In fact, neither Scott nor anyone else need defend the short-story-as-superior-literary-form.  I don’t know of anyone who would demean the short story as less-than the novel.  One might well argue that short stories are for masters, novels for groping amateurs who lack the not-a-word-wasted craftsmanship of the short-story writer.  

Me, I’m a buffoonish novelist at this stage, I’m afraid.  Some day I hope to write a short story of Chekhovian perfection.  For now, I grope. Take the publishing advantage away — if indeed the short story rises to its deserved eminence — and I’m really up the creek.

Come, all ye slow and long-winded… let us read and write our novels, even if we must rise from the dead.

Not Me


5 April 2009

A student in one of my online classes writes about Don Delillo‘s “opaque” male narrators and characters, many of whom are somewhat unknown to themselves while at the same time seen in lucid flashes by the reader.

I think of Delillo often as I write Sebastian & Frederick, my first serious foray into male protagonists. Other writers who accompany me on this journey–hovering quietly–include James Salter, Hemingway, EL Doctorow, Cormac McCarthy, and Denis Johnson.
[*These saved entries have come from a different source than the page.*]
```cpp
inline void Solver::applyIlu(const double* v, double* z)
{
    Krylov& K = kry;
    EllView A = K.view();
    be.launch(K.n, GatherVec{v, K.dPerm.p, K.t1.p});
    auto padded = [](int nCells, int lanes) { return (nCells * lanes + 31) / 32 * 32; };
    if (pcBlockCells > 0)
    {
        for (size_t k = 0; k < K.colours.size(); k++) be.launch(padded(K.colours[k].nCells, 4), TriLowerColour<4>{A, K.colours[k], K.t1.p});
        for (size_t k = K.colours.size(); k-- > 0;) be.launch(padded(K.colours[k].nCells, 4), TriUpperColour<4>{A, K.colours[k], K.t1.p});
    }
    else
    {
        for (size_t k = 0; k < K.colours.size(); k++) be.launch(padded(K.colours[k].nCells, 1), TriLowerColour<1>{A, K.colours[k], K.t1.p});
        for (size_t k = K.colours.size(); k-- > 0;) be.launch(padded(K.colours[k].nCells, 1), TriUpperColour<1>{A, K.colours[k], K.t1.p});
    }
    be.launch(K.n, ScatterVec{K.t1.p, K.dPerm.p, z});
}

inline int Solver::solveLinearEqn(const double* rhs, double* sol, KspStats& st)
{
    Krylov& K = kry;
    if (!K.pcValid && !(K.pcFactored && adjPCLag > 1 && K.symbolic)) calcPC();
    ensureRecorded();
    if (kspType == "idrs") return solveIdrs(rhs, sol, st);
    const int n = nDof();
    const int m = std::max(1, std::min(gmresRestart, gmresMaxIters));
    K.ops.init(be, &comm, m + 2);
    if (K.vCap < m + 1 || K.V.n < (size_t)(m + 1) * n)
    {
        K.V.alloc(be, (size_t)(m + 1) * n, false);
        K.vCap = m + 1;
        K.w.alloc(be, n);
        K.z.alloc(be, n);
        K.xdev.alloc(be, n);
        K.bdev.alloc(be, n);
        if (K.hdev.n < (size_t)(m + 2)) K.hdev.alloc(be, m + 2);
        K.ops.init(be, &comm, m + 2);
    }
    be.h2d(K.bdev.p, rhs, (size_t)n * sizeof(double));
    be.zero(K.xdev.p, (size_t)n * sizeof(double));
    auto timer = be.timer();
    be.sync();
    timer.start();
    const long l0 = be.launches;
    const double bnorm = K.ops.norm2(K.bdev.p, n);
    st.r0 = bnorm;
    st.nMatvec = 0;
    kspExtraMatvecs = 0;
    const double tol = std::max(gmresRelTol * bnorm, gmresAbsTol);
    std::vector<double> H((size_t)(m + 1) * m, 0.0), cs(m, 0.0), sn(m, 0.0), g(m + 1, 0.0), yv(m, 0.0), hcol(m + 2, 0.0);
    int its = 0, nRefine = 0, nTrueRestarts = 0;
    double rnorm = bnorm;
    int reason = 0;
    if (bnorm == 0.0)
    {
        reason = 3;
    }
    while (reason == 0)
    {
        double beta;
        if (its == 0)
        {
            be.d2d(K.w.p, K.bdev.p, (size_t)n * sizeof(double));
            beta = bnorm;
        }
        else
        {
            matVecDev(K.xdev.p, K.w.p);
            st.nMatvec++;
            be.launch(n, SubVec{K.bdev.p, K.w.p});
            beta = K.ops.norm2(K.w.p, n);
        }
        rnorm = beta;
        if (rnorm <= tol) { reason = rnorm <= gmresRelTol * bnorm ? 2 : 3; break; }
        be.launch(n, ScaleCopy{K.w.p, 1.0 / beta, K.V.p});
        std::fill(g.begin(), g.end(), 0.0);
        g[0] = beta;
        int k = 0;
        for (; k < m && its < gmresMaxIters; k++, its++)
        {
            double* vk = K.V.p + (size_t)k * n;
            double* vk1 = K.V.p + (size_t)(k + 1) * n;
            applyPC(vk, K.z.p);
            matVecDev(K.z.p, vk1);
            st.nMatvec++;
            const double* d = K.ops.dots(K.V.p, n, k + 2, vk1, n);
            for (int j = 0; j <= k; j++) hcol[j] = d[j];
            const double wn2 = d[k + 1];
            K.putCoeffs(be, hcol.data(), k + 1);
            be.launch(n, MultiAxpy{K.V.p, n, k + 1, K.hdev.p, vk1, 0});
            double hn2 = 0.0;
            for (int j = 0; j <= k; j++) hn2 += hcol[j] * hcol[j];
            double nrm;
            if (wn2 - hn2 < 0.25 * wn2 || useMGSO)
            {
                nRefine++;
                const double* d2 = K.ops.dots(K.V.p, n, k + 2, vk1, n);
                std::vector<double> h2(d2, d2 + k + 1);
                const double wn2b = d2[k + 1];
// ... 332 lines not shown
```

dafoam_b200/pyDASolvers.py:

```python
from __future__ import annotations

import ctypes as C
import json
import os
import time
import numpy as np

_HERE = os.path.dirname(os.path.abspath(__file__))
_LIBS = {}


class DAB200Error(RuntimeError):
    pass


class KspStats(C.Structure):
    _fields_ = [("iterations", C.c_int32), ("converged_reason", C.c_int32), ("initial_residual", C.c_double),
                ("final_residual", C.c_double), ("solve_seconds", C.c_double), ("pc_setup_seconds", C.c_double),
                ("n_matvec", C.c_int32), ("pc_assemblies", C.c_int32)]


class PrimalStats(C.Structure):
    _fields_ = [("iterations", C.c_int32), ("converged", C.c_int32), ("p_iterations", C.c_int32), ("reserved", C.c_int32),
                ("max_residual", C.c_double), ("res_u", C.c_double * 3), ("res_p", C.c_double), ("res_nutilda", C.c_double),
# ... 474 lines not shown

    def getPCMatrixSize(self):
        n, nnz = C.c_int64(), C.c_int64()
        self._raise(self._L.dab_get_pc_matrix(self._h, C.byref(n), C.byref(nnz), None, None, None))
        return int(n.value), int(nnz.value)

    def getPCMatrix(self):
        n, nnz = C.c_int64(), C.c_int64()
        self._raise(self._L.dab_get_pc_matrix(self._h, C.byref(n), C.byref(nnz), None, None, None))
        rp, cl, vl = np.zeros(n.value + 1, dtype=np.int64), np.zeros(nnz.value, dtype=np.int32), np.zeros(nnz.value)
        self._raise(self._L.dab_get_pc_matrix(self._h, C.byref(n), C.byref(nnz), rp.ctypes.data_as(C.POINTER(C.c_int64)),
                                              cl.ctypes.data_as(C.POINTER(C.c_int32)), _dp(vl)))
        return rp, cl[:nnz.value], vl[:nnz.value]

    def getPCFactors(self):
        n, nnz = C.c_int64(), C.c_int64()
        self._raise(self._L.dab_get_pc_factors(self._h, C.byref(n), C.byref(nnz), None, None, None, None, None))
        rp, cl, vl = np.zeros(n.value + 1, dtype=np.int64), np.zeros(nnz.value, dtype=np.int32), np.zeros(nnz.value)
        perm, colour = np.zeros(n.value, dtype=np.int32), np.zeros(n.value, dtype=np.int32)
        ip = C.POINTER(C.c_int32)
        self._raise(self._L.dab_get_pc_factors(self._h, C.byref(n), C.byref(nnz), rp.ctypes.data_as(C.POINTER(C.c_int64)),
                                               cl.ctypes.data_as(ip), _dp(vl), perm.ctypes.data_as(ip), colour.ctypes.data_as(ip)))
        return rp, cl[:nnz.value], vl[:nnz.value], perm, colour

    def getPCAggregates(self):
        agg = np.zeros(self.getNLocalCells(), dtype=np.int32)
        self._raise(self._L.dab_get_pc_aggregates(self._h, agg.ctypes.data_as(C.POINTER(C.c_int32))))
        return agg

    def initializedRdWTMatrixFree(self):
        return None

    def destroydRdWTMatrixFree(self):
        return None

    def createMLRKSPMatrixFree(self, jacPCMat, myKSP):
        assert jacPCMat.assembled, "call calcdRdWT(1, dRdWTPC) first"
        myKSP.ready = True

    def updateKSPPCMat(self, PCMat, myKSP):
        myKSP.ready = PCMat.assembled

    def solveLinearEqn(self, myKSP, rhsVec, solVec):
        n = self.getNLocalAdjointStates()
        _check_array(rhsVec, n, "rhs")
        _check_array(solVec, n, "sol")
        fail = C.c_int(1)
        st = KspStats()
        self._raise(self._L.dab_solve_linear_eqn(self._h, _dp(rhsVec), _dp(solVec), C.byref(fail), C.byref(st)))
        if myKSP is not None:
            myKSP.stats = st
        return int(fail.value)

    def applyPC(self, v, z):
        n = self.getNLocalAdjointStates()
        _check_array(v, n, "v")
        _check_array(z, n, "z")
        self._raise(self._L.dab_pc_apply(self._h, _dp(v), _dp(z)))

    def calcdRdWTPsiAD(self, psi, dRdWTPsi):
        n = self.getNLocalAdjointStates()
        _check_array(psi, n, "psi")
        _check_array(dRdWTPsi, n, "dRdWTPsi")
        self._raise(self._L.dab_drdwt_mat_vec(self._h, _dp(psi), _dp(dRdWTPsi)))

    def solveAdjoint(self, dFdW, psi):
        ksp = KSP()
        return self.solveLinearEqn(ksp, dFdW, psi), ksp.stats

    def benchDevice(self, which, n):
        ms = C.c_double()
        nl = C.c_int64()
        self._raise(self._L.dab_bench_device(self._h, C.c_int(which), C.c_int(n), C.byref(ms), C.byref(nl)))
        return float(ms.value), int(nl.value)

    def benchSetVector(self, x):
        _check_array(x, self.getNLocalAdjointStates(), "x")
        self._raise(self._L.dab_bench_set_vector(self._h, _dp(x)))

    def algorithmicBytes(self, which=0):
        v = C.c_int64()
        self._raise(self._L.dab_algorithmic_bytes(self._h, C.c_int(which), C.byref(v)))
        return int(v.value)
```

The greatest difference I am sensing in writing male characters is precisely that they are less known to themselves than my female characters have been. They seem to do more than they reflect. Or it takes more action to lead them to reflection.

This fall I will teach a course called “True Fiction,” focusing on writing autobiographical fiction. I am nervous about it. Initially, I pitched a class exploring the opposite — writing characters who are distinctly not ourselves, set in worlds which our far from our own. My experience with beginning writers (including myself) is that much better writing comes from the latter than the former. My college students did a first-person exercise in which they recalled a childhood memory from the perspective of a character of different gender, race, or culture. The level of writing instantly shot up a notch.
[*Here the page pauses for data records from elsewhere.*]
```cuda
__global__ void __launch_bounds__(256)
to_f16_kernel(const float4* __restrict__ a, uint2* __restrict__ a16, long long na4, const float4* __restrict__ b,
              uint2* __restrict__ b16, long long nb4) {
  pdl_wait();
  pdl_trigger();
  const long long stride = static_cast<long long>(gridDim.x) * blockDim.x;
  for (long long i = static_cast<long long>(blockIdx.x) * blockDim.x + threadIdx.x; i < na4 + nb4; i += stride) {
    const float4 v = (i < na4) ? __ldcg(a + i) : __ldcg(b + (i - na4));
    const __half2 h0 = __floats2half2_rn(v.x, v.y), h1 = __floats2half2_rn(v.z, v.w);
    uint2 o;
    o.x = *reinterpret_cast<const uint32_t*>(&h0); o.y = *reinterpret_cast<const uint32_t*>(&h1);
    if (i < na4) a16[i] = o; else b16[i - na4] = o;
  }
}

int g_hybrid_mode = 0;

unsigned long long* g_trace = nullptr;
int g_trace_mode = -1;
int g_trace_fine = 0;
unsigned long long* g_stamps = nullptr;

constexpr int kMaxDevices = 64;
int current_device() {
  int dev = 0;
  cudaGetDevice(&dev);
  return dev;
}

int sm_count() {
  static int n[kMaxDevices] = {0};
  const int dev = current_device();
  if (dev < 0 || dev >= kMaxDevices) return 148;
  if (n[dev] == 0) {
    cudaDeviceGetAttribute(&n[dev], cudaDevAttrMultiProcessorCount, dev);
    if (n[dev] <= 0) n[dev] = 148;
  }
  return n[dev];
}

int pick_cg(int D) { return ((D / kSlabCols) % 2 != 0) ? 1 : 2; }

template <int MODE, int VARIANT, int CG>
int max_clusters() {
  constexpr bool DBG = false;
  static int cache[kMaxDevices] = {0};
  const int dev = current_device();
  const bool cacheable = dev >= 0 && dev < kMaxDevices;
  if (cacheable && cache[dev] != 0) return cache[dev];
  int n = 0;
  {
    cudaLaunchConfig_t cfg{};
    cfg.gridDim = dim3(sm_count() / CG * CG);
    cfg.blockDim = dim3(kThreadsTc);
    cfg.dynamicSmemBytes = kSmemBytes;
    cudaLaunchAttribute at[1];
    at[0].id = cudaLaunchAttributeClusterDimension;
    at[0].val.clusterDim.x = CG; at[0].val.clusterDim.y = 1; at[0].val.clusterDim.z = 1;
    cfg.attrs = at; cfg.numAttrs = 1;
    cudaFuncSetAttribute(tc_strip_kernel<MODE, VARIANT, CG, PREC_TF32, DBG>, cudaFuncAttributeMaxDynamicSharedMemorySize,
                         (int)kSmemBytes);
    if (cudaOccupancyMaxActiveClusters(&n, tc_strip_kernel<MODE, VARIANT, CG, PREC_TF32, DBG>, &cfg) != cudaSuccess) n = 0;
    (void)cudaGetLastError();
  }
  if (n <= 0) return 0;
  n = std::min(n, kMaxClusters);
  if (cacheable) cache[dev] = n;
  return n;
}

struct Layout {
  int OT, ST, CG, OG, NC, maxseg;
  long long GP;
  size_t done_bytes, part_bytes;
  bool whole;
};

Layout make_layout(int n_own, int n_str, int cg, int max_cl) {
  Layout L{};
  L.OT = (n_own + kTile - 1) / kTile;
  L.ST = (n_str + kUnit - 1) / kUnit;
  L.CG = cg;
  L.OG = (L.OT + L.CG - 1) / L.CG;
  L.GP = static_cast<long long>(L.OG) * L.ST;
  L.NC = static_cast<int>(std::min<long long>(std::max(max_cl, 1), L.GP));
  const long long per = L.GP / L.NC;
  L.maxseg = static_cast<int>(std::min<long long>(L.ST, L.ST / per + 2));
  L.done_bytes = (static_cast<size_t>(L.OT) * sizeof(int) + 255) & ~static_cast<size_t>(255);
  L.part_bytes = static_cast<size_t>(L.OT) * L.maxseg * kTile * sizeof(float2);
  L.whole = (L.GP % L.NC == 0) && (per % L.ST == 0);
  return L;
}

constexpr int kStraddle = 3;
bool cut_pass(long long GP, int OG, int ST, int NC, const double* delay, int* out) {
  if (GP == 0) { for (int c = 0; c <= NC; ++c) out[c] = 0; return false; }
  const long long level = (GP + NC - 1) / NC;
  const long long cost_whole = static_cast<long long>((OG + NC - 1) / NC) * ST;
  const long long cost_flat = level + ((GP % NC == 0 && level % ST == 0) ? 0 : kStraddle);
  long long cost_assigned = LLONG_MAX;
  if (OG <= NC) {
    const int n_min = NC / OG;
    cost_assigned = (ST + n_min - 1) / n_min;
  }
  auto split = [&](int c0, int c1, long long base, long long units) {
    const int n = c1 - c0;
    double dsum = 0;
    for (int c = c0; c < c1; ++c) dsum += delay ? delay[c] : 0.0;
    const double K = (static_cast<double>(units) + dsum) / n;
    double wsum = 0, cum = 0;
    for (int c = c0; c < c1; ++c) wsum += std::max(0.25, K - (delay ? delay[c] : 0.0));
    for (int c = c0; c < c1; ++c) {
      out[c] = static_cast<int>(base + static_cast<long long>(units * (cum / wsum) + 0.5));
      cum += std::max(0.25, K - (delay ? delay[c] : 0.0));
    }
  };
  if (cost_assigned <= cost_whole && cost_assigned <= cost_flat && OG < NC) {
    for (int g = 0; g < OG; ++g) {
      const int c0 = static_cast<int>(static_cast<long long>(g) * NC / OG);
      const int c1 = static_cast<int>(static_cast<long long>(g + 1) * NC / OG);
      split(c0, c1, static_cast<long long>(g) * ST, ST);
    }
    out[NC] = static_cast<int>(GP);
    return NC > OG;
  }
  if (cost_whole <= cost_flat) {
    for (int c = 0; c <= NC; ++c) out[c] = static_cast<int>((static_cast<long long>(c) * OG / NC) * ST);
    return false;
  }
  split(0, NC, 0, GP);
  out[NC] = static_cast<int>(GP);
  return true;
}

constexpr double kPassSwitch = 2.5;

struct StepModel {
  int NC = 0;
  double start2[kMaxClusters];
  std::vector<double> ready;
};

void model_pass1(const int* de, int NC, int STe, int cg, int STc, StepModel* m) {
  m->NC = NC;
  m->ready.assign(STc, 0.0);
  for (int c = 0; c < NC; ++c) {
    double t = 0;
    for (long long gp = de[c]; gp < de[c + 1];) {
      const long long og = gp / STe, end = std::min<long long>(de[c + 1], (og + 1) * STe);
      t += static_cast<double>(end - gp) + (gp > de[c] ? kStraddle : 0);
      for (int k = 0; k < cg; ++k) {
        const long long tile = og * cg + k;
        if (tile < STc) m->ready[tile] = std::max(m->ready[tile], t);
      }
      gp = end;
    }
    m->start2[c] = de[c + 1] > de[c] ? t + kPassSwitch : 0.0;
  }
}

double model_finish(const StepModel& m, int c, long long a, long long b, int STc, int rot) {
  double t = m.start2[c];
  const long long n = b - a;
  for (long long i = 0; i < n; ++i) {
    long long gp = a + i + rot;
    if (gp >= b) gp -= n;
    if (i > 0 && gp / STc != (gp - 1) / STc && rot == 0) t += kStraddle;
    t = std::max(t, m.ready[gp % STc]) + 1.0;
  }
  return t;
}

int best_rotation(const StepModel& m, long long a, long long b, int STc) {
  if (b - a < 2 || a / STc != (b - 1) / STc) return 0;
  long long late = a;
  for (long long gp = a; gp < b; ++gp)
    if (m.ready[gp % STc] >= m.ready[late % STc]) late = gp;
  return static_cast<int>((late + 1 - a) % (b - a));
}

bool greedy_pass2(const StepModel& m, long long GP, int STc, double T, int* out) {
  const int NC = m.NC;
  const long long level = (GP + NC - 1) / NC;
  long long gp = 0;
  for (int c = 0; c < NC; ++c) {
    out[c] = static_cast<int>(gp);
    double late = -1, t_in = m.start2[c];
    long long n = 0, nlate = 0;
    bool crossed = false;
    while (gp < GP) {
      const bool cross = n > 0 && gp % STc == 0;
      if (cross && STc >= level && crossed) break;
      const double r = m.ready[gp % STc];
      const double t1 = std::max(t_in + (cross ? kStraddle : 0), r) + 1.0;
      const double l = std::max(late, r);
      const long long nl = (r > late) ? 1 : nlate + (r == late ? 1 : 0);
      const double est = (crossed || cross) ? t1 : std::max(m.start2[c] + static_cast<double>(n + 1), l + nl);
      if (est > T) break;
      crossed = crossed || cross; t_in = t1; late = l; nlate = nl; ++n; ++gp;
    }
  }
  out[NC] = static_cast<int>(GP);
  return gp == GP;
}

double model_makespan(const StepModel& m, const int* dc, int STc, const unsigned char* rot, double* finish) {
  double worst = 0;
  for (int c = 0; c < m.NC; ++c) {
    const double f = std::max(m.start2[c], model_finish(m, c, dc[c], dc[c + 1], STc, rot[c]));
    if (finish != nullptr) finish[c] = f;
    worst = std::max(worst, f);
  }
  return worst;
}

bool cut_pass2_barrier(const int* de, int NC, long long GPe, long long GPc, int OGc, int STc, int* dc) {
  double delay[kMaxClusters];
  long long busiest = 0;
  for (int c = 0; c < NC; ++c) busiest = std::max<long long>(busiest, de[c + 1] - de[c]);
  for (int c = 0; c < NC; ++c) {
    const long long load = de[c + 1] - de[c];
    delay[c] = (GPe > 0 && load > 0) ? std::max<double>(0.0, kStraddle - static_cast<double>(busiest - load)) : 0.0;
  }
  return cut_pass(GPc, OGc, STc, NC, GPe > 0 ? delay : nullptr, dc);
}

struct SchedKey {
  int OGe, STe, OGc, STc, phases, max_cl, cg, rows_closed;
  bool operator==(const SchedKey& o) const {
    return OGe == o.OGe && STe == o.STe && OGc == o.OGc && STc == o.STc && phases == o.phases &&
           max_cl == o.max_cl && cg == o.cg && rows_closed == o.rows_closed;
  }
};
struct SchedEntry { SchedKey key; StepSched S; int NC; bool dep, dcp; };
thread_local SchedEntry g_sched[4];
thread_local int g_sched_used = 0, g_sched_next = 0;

int make_step_sched(int OGe, int STe, int OGc, int STc, int phases, int max_cl, int cg, bool rows_closed,
                    StepSched* S, bool* de_partial, bool* dc_partial, double* model_out = nullptr,
                    double* barrier_makespan = nullptr) {
  const SchedKey key{OGe, STe, OGc, STc, phases, max_cl, cg, rows_closed ? 1 : 0};
  if (model_out == nullptr && barrier_makespan == nullptr)
    for (int i = 0; i < g_sched_used; ++i)
      if (g_sched[i].key == key) {
        *S = g_sched[i].S; *de_partial = g_sched[i].dep; *dc_partial = g_sched[i].dcp;
        return g_sched[i].NC;
      }
  const long long GPe = (phases & PASS_ROWS) ? static_cast<long long>(OGe) * STe : 0;
  const long long GPc = (phases & PASS_CENTROIDS) ? static_cast<long long>(OGc) * STc : 0;
  const int NC = static_cast<int>(std::max<long long>(1, std::min<long long>(max_cl, std::max(GPe, GPc))));
  std::memset(S->dc_rot, 0, sizeof(S->dc_rot));
  *de_partial = cut_pass(GPe, OGe, STe, NC, nullptr, S->de);
  const bool both = phases == (PASS_ROWS | PASS_CENTROIDS);
  *dc_partial = cut_pass2_barrier(S->de, NC, both ? GPe : 0, GPc, OGc, STc, S->dc);
  if (both && rows_closed) {
    StepModel m;
    model_pass1(S->de, NC, STe, cg, STc, &m);
    if (barrier_makespan != nullptr) {
      StepModel mb = m;
      double p1 = 0;
      for (int c = 0; c < NC; ++c) p1 = std::max(p1, mb.start2[c] - kPassSwitch);
      for (int c = 0; c < NC; ++c) mb.start2[c] = std::max(p1, mb.start2[c]);
      std::fill(mb.ready.begin(), mb.ready.end(), 0.0);
      *barrier_makespan = model_makespan(mb, S->dc, STc, S->dc_rot, nullptr);
    }
    double best = model_makespan(m, S->dc, STc, S->dc_rot, nullptr);
    int cand[kMaxClusters + 1];
    unsigned char rot[kMaxClusters];
    double lo = 0, hi = best;
    for (int c = 0; c < NC; ++c) lo = std::max(lo, std::min(m.start2[c], hi));
    lo = std::max(lo, static_cast<double>(GPc) / NC);
    const bool small = GPc <= 64LL * NC;
    for (int iter = 0; small && iter < 24 && hi - lo > 0.02; ++iter) {
      const double mid = 0.5 * (lo + hi);
      if (greedy_pass2(m, GPc, STc, mid, cand)) hi = mid; else lo = mid;
    }
    if (small && greedy_pass2(m, GPc, STc, hi, cand)) {
      for (int c = 0; c < NC; ++c) rot[c] = static_cast<unsigned char>(std::min(255, best_rotation(m, cand[c], cand[c + 1], STc)));
      for (int c = 0; c < NC; ++c)
        if (cand[c + 1] - cand[c] > 255) rot[c] = 0;
      const double got = model_makespan(m, cand, STc, rot, nullptr);
      if (got < best) {
        best = got;
        std::memcpy(S->dc, cand, sizeof(int) * (NC + 1));
        std::memcpy(S->dc_rot, rot, sizeof(rot[0]) * NC);
        *dc_partial = false;
        for (int c = 0; c <= NC; ++c) *dc_partial |= (S->dc[c] % STc) != 0;
      }
// ... 304 lines not shown
```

We settled on “True Fiction” because — get ready — it seemed more “marketable.” So many people are already writing fictionalized memoir, we projected we’d more likely get full enrollment. My fear is that it will turn into writing-class-as-therapy, which can produce bad, lazy writing. My intention is to assign exercises like the one my college students did (variations on their own characters, perhaps) as a way of emphasizing that one must use the imaginative muscles just as much, if not more, when writing autobiographically-based fiction.

I don’t go to readings as much as I used to, partially because they started to seem very formulaic, and the writers seemed to hate being there. Invariably, the audience would try to get the writer to “admit” that the novel was really a veiled memoir. “How much of this is autobiographical?” someone would always ask. “How much of Gustave/Jill/Sammy is really you?”

The best answer I ever heard was from the novelist Chang-rae Lee who said, “All of it. And none of it.”

I’m pitching a class at a different school called “Writing Self / Writing Other.” Here’s my pitch blurb:

How do we write compelling fiction based on our lives and true experiences? And how do we write characters who are vastly different from us? In this course we will see how these two seemingly opposite approaches to fiction are in fact closely related and can fruitfully inform one another.

You’ll be the first to know if it flies.